# Late July - early aug gulf piers



## albacized (Nov 25, 2011)

Navarre, Pensacola, etc - is this time frame good for spanish macs, kings, etc....even bonito/a would be ok with me (something that tugs hard, won't be fishing for the table)

And aside from spin fishing the piers, are there any decent fly fishing spots in the general area near the piers? Although I'd like to catch some redfish or trout, I'm not fussy with the fly rod (anything that's willing to eat something I tied...LOL)


----------



## albacized (Nov 25, 2011)

As an aside, although I'm now a Massachusetts resident, I'm a former FL resident (but further south, near Tampa) and the July/Aug heat won't bother me - I take a trip down to Juno Beach every July, but wanted to do something different this year


----------



## Yaksquatch (Mar 23, 2009)

Spanish will be inside the bays and out off the piers that time of year.
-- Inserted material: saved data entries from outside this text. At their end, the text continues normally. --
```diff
diff --git a/gam_ngs_amd/csrc/kernel_pair.inc b/gam_ngs_amd/csrc/kernel_pair.inc
--- a/gam_ngs_amd/csrc/kernel_pair.inc
+++ b/gam_ngs_amd/csrc/kernel_pair.inc
@@ -262,19 +262,19 @@
     const int LE = (ta.Y - 1) / C;
     u32 Lp[C], W[C + 15];
     int baseA, baseB;
-    u32 Lin, dL, dR;
+    u32 Lin;
+    [[maybe_unused]] u32 dL = 0, dR = 0;
     {
         baseA = (sta->Lp[0] <= NEG / 2) ? 0 : (sta->Lp[0] >> 2);
         baseB = (stb->Lp[0] <= NEG / 2) ? 0 : (stb->Lp[0] >> 2);
-        const int lA = __shfl_up(baseA, 1, LPT), lB = __shfl_up(baseB, 1, LPT), rA = __shfl_down(baseA, 1, LPT), rB = __shfl_down(baseB, 1, LPT);
-        const bool hasL = lane >= 1 && lane <= LE, hasR = lane < LE;
         if constexpr (PAT) {
+            baseA = uni(baseA); baseB = uni(baseB);
 #pragma unroll
             for (int c = 0; c < C; ++c) Lp[c] = g4_to_pat(sta->Lp[c], baseA) | (g4_to_pat(stb->Lp[c], baseB) << 16);
             Lin = g4_to_pat(sta->Lin, baseA) | (g4_to_pat(stb->Lin, baseB) << 16);
-            dL = hasL ? pk16(lA - baseA, lB - baseB) : 0u;
-            dR = hasR ? pk16(rA - baseA, rB - baseB) : 0u;
         } else {
+            const int lA = __shfl_up(baseA, 1, LPT), lB = __shfl_up(baseB, 1, LPT), rA = __shfl_down(baseA, 1, LPT), rB = __shfl_down(baseB, 1, LPT);
+            const bool hasL = lane >= 1 && lane <= LE, hasR = lane < LE;
 #pragma unroll
             for (int c = 0; c < C; ++c) Lp[c] = pk(g4_to_h(sta->Lp[c], baseA), g4_to_h(stb->Lp[c], baseB));
             Lin = pk(g4_to_h(sta->Lin, baseA), g4_to_h(stb->Lin, baseB));
@@ -304,8 +304,11 @@
     const bool no_up = lane == LE;
     typedef Strip<LPT, true> ST;
     typedef PairFmt<C, LPT> FMT;
-    constexpr int SPAN = (C - 1) * 21 + FMT::RC * ROWS * 21;
-    static_assert(!PAT || ((int)PAT_OFF - (SPAN + 21) >= (int)PAT_MIN && (int)PAT_OFF + SPAN + 21 <= (int)PAT_MAX), "the live patterns of a group stay normal, finite f16 numbers");
+    constexpr int Y_MAX = C * LPT, SLACK = 64;
+    constexpr int SPAN_LO = (LPT - 1) * 21 + 21 + SLACK;
+    constexpr int SPAN_HI = (Y_MAX - 1) * 21 + (LPT - 1) * 21 + FMT::RC * ROWS * 21 + 21 + SLACK;
+    static_assert(!PAT || ((int)PAT_OFF - SPAN_LO >= (int)PAT_MIN + 1024 && (int)PAT_OFF + SPAN_HI + 1024 <= (int)PAT_MAX), "the live patterns of a task stay normal, finite f16 numbers, with a binade to spare");
+    static_assert(!PAT || -1024 - (int)PAT_OFF < -SPAN_LO, "\"no source\" decodes below every live value");
     constexpr int NB = ST::NB, FI = ST::FI;
     const int sshift = uni(ta.sshift);
     const bool edge = ST::opens_strip(wlane, sshift);
@@ -384,14 +387,14 @@
                     }
                     if (c == 2) xkeep = lane_shl1<LPT>(xkeep, (int)Lp[0]);
                     if (c == 3) {
-                        x = PAT ? pat_add((u32)xkeep, dR) : as_u(as_h2((u32)xkeep) + as_h2(dR));
+                        x = PAT ? (u32)xkeep : as_u(as_h2((u32)xkeep) + as_h2(dR));
                         lds_store2_masked<4 * (r % FI) * NB, 4 * (NB * FI + (r % FI) * NB)>(sb, Lrecv, Lp[0], edge_mask);
                     }
                     __builtin_amdgcn_sched_barrier(0);
                 }
                 if constexpr (r + 2 < ROWS) { W[WX(C + 1 + r)] = PR::a_read(ringA_lane, r + 2); tA[r & 1] = rbA[r + 2]; tB[r & 1] = rbB[r + 2]; }
                 Lin = (u32)lane_shr1<LPT>((int)Lin, (int)L);
-                Lin = PAT ? pat_add(Lin, dL) : as_u(as_h2(Lin) + as_h2(dL));
+                if constexpr (!PAT) Lin = as_u(as_h2(Lin) + as_h2(dL));
                 __builtin_amdgcn_sched_barrier(0);
                 if constexpr (END) {
                     side_capture<C, CE, LPT, true, PAT>(wlane, 0, tau0 + r, baseA, Lp, cap_max, cap_slot);
@@ -422,7 +425,7 @@
                     else { nOut = mn(nOut, Lp[c]); xOut = mx(xOut, Lp[c]); }
                 }
                 if (lane >= 1) { nIn = mn(nIn, Lin); xIn = mx(xIn, Lin); }
-                const u32 xv = pat_add((u32)xkeep, dR);
+                const u32 xv = (u32)xkeep;
                 if (blk > blk_begin) { nOut = mn(nOut, xv); xOut = mx(xOut, xv); }
                 if (lane < LE) { nIn = mn(nIn, nOut); xIn = mx(xIn, xOut); }
                 if (lane <= LE) {
@@ -450,16 +453,14 @@
 #endif
         if constexpr (PAT) {
             if ((blk & (FMT::RC - 1)) == FMT::RC - 1 || blk + 1 == blk_end) {
-                const u32 d = (lane <= LE) ? pat_sub(Lp[0], PAT_OFF2) : 0u;
-                baseA += (int)(short)pat_lo(d);
-                baseB += (int)d >> 16;
+                const u32 p0 = (u32)uni((int)Lp[0]);
+                const int dA = (int)(short)(pat_lo(p0) - PAT_OFF), dB = (int)(short)(pat_hi(p0) - PAT_OFF);
+                const u32 d = pk16(dA, dB);
+                baseA += dA;
+                baseB += dB;
 #pragma unroll
                 for (int c = 0; c < C; ++c) Lp[c] = pat_sub(Lp[c], d);
                 if (lane != 0) Lin = pat_sub(Lin, d);
-                const u32 dl = (u32)lane_shr1<LPT>((int)d, (int)d);
-                const u32 dr = (u32)lane_shl1<LPT>((int)d, (int)d);
-                if (lane >= 1 && lane <= LE) dL = pat_sub(pat_add(dL, dl), d);
-                if (lane < LE) dR = pat_sub(pat_add(dR, dr), d);
             }
         } else
         if ((blk & (FMT::RC - 1)) == FMT::RC - 1 || blk + 1 == blk_end) {
```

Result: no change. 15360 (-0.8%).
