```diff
@@ -333,7 +322,7 @@
     const bool desc = ks.order[i] == QW_ORDER_DESC;
     if (ks.kind[i] == QW_SORT_SCORE) {
       has[i] = 1;
-      v[i] = f64_to_u64_dev((double)score);
+      v[i] = qw::f64_to_u64((double)score);
       const uint32_t o = f32_ordered(score);
       r[i] = desc ? o : ~o;
       if (i == 0) r[i] |= (uint64_t)score_lin(ks, score, desc) << 32;
@@ -1575,46 +1564,21 @@
     }
   }
   const uint32_t out_n = m < K ? m : K;
-  QwHit* hits = (QwHit*)P.out_hits;
-  const DKeySpec& ks = P.key;
-  const DCol* cols = all_cols + P.col_base;
-  const uint32_t docmask = ks.doc_bits >= 32 ? 0xFFFFFFFFu : ((1u << ks.doc_bits) - 1);
-  for (uint32_t i = tid; i < out_n; i += 1024) {
-    const Key k{k0[i], k1[i], k2[i]};
-    uint32_t pos = 0, has[2];
-    uint64_t r[2];
-#pragma unroll
-    for (int f = 0; f < 2; f++) {
-      has[f] = ks.hasbit[f] ? (uint32_t)key_get(k, pos, 1) : 0u;
-      pos += ks.hasbit[f];
-      r[f] = key_get(k, pos, ks.rbits[f]);
-      pos += ks.rbits[f];
-    }
-    const uint32_t docr = (uint32_t)key_get(k, pos, ks.doc_bits);
-    QwHit hh;
-    hh.doc_id = ks.order[0] == QW_ORDER_DESC ? docr : docmask - docr;
-    hh.flags = has[0] | (has[1] << 1);
-    hh.score = 0.0f;
-    hh.reserved = 0;
-    uint64_t v[2] = {0, 0};
-#pragma unroll
-    for (int f = 0; f < 2; f++) {
-      if (!has[f]) continue;
-      const bool desc = ks.order[f] == QW_ORDER_DESC;
-      if (ks.kind[f] == QW_SORT_SCORE) {
-        uint32_t o = (uint32_t)r[f];
-        if (!desc) o = ~o;
-        const uint32_t bits = (o & 0x80000000u) ? (o & 0x7FFFFFFFu) : ~o;
-        hh.score = __uint_as_float(bits);
-        v[f] = f64_to_u64_dev((double)hh.score);
-      } else {
-        const DCol& c = cols[ks.col[f]];
-        v[f] = c.min_value + c.gcd * (desc ? r[f] : ks.raw_max[f] - r[f]);
-      }
-    }
-    hh.v1 = v[0];
-    hh.v2 = v[1];
-    hits[i] = hh;
+  if (P.hits_as_keys) {
+    const uint32_t nw = qw::key_words32(P.key);
+    uint32_t* out = (uint32_t*)P.out_hits;
+    for (uint32_t i = tid; i < out_n; i += 1024) {
+      const uint64_t w0 = k0[i], w1 = k1[i], w2 = k2[i];
+      for (uint32_t j = 0; j < nw; j++) {
+        const uint64_t w = j < 2 ? w0 : (j < 4 ? w1 : w2);
+        out[(size_t)i * nw + j] = (uint32_t)(w >> ((j & 1) ? 0 : 32));
+      }
+    }
+  } else {
+    QwHit* hits = (QwHit*)P.out_hits;
+    const DCol* cols = all_cols + P.col_base;
+    const qw::HitDecoder dec = qw::make_hit_decoder(P.key, cols);
+    for (uint32_t i = tid; i < out_n; i += 1024) hits[i] = qw::decode_hit(dec, k0[i], k1[i], k2[i]);
   }
   if (tid == 0) *(uint32_t*)P.out_nhits = out_n;
 }
```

Kings will be off the piers that time of year as well.

As for inshore, just look on google earth for parks along the water. Find a place to hop in and start wading, look for seagrass/sand edges, dropoffs, any changes in structure and you should find some trout and reds.

Good luck!
Alex


----------



## albacized (Nov 25, 2011)

Thanks a lot for the info - will look for the parks in question


----------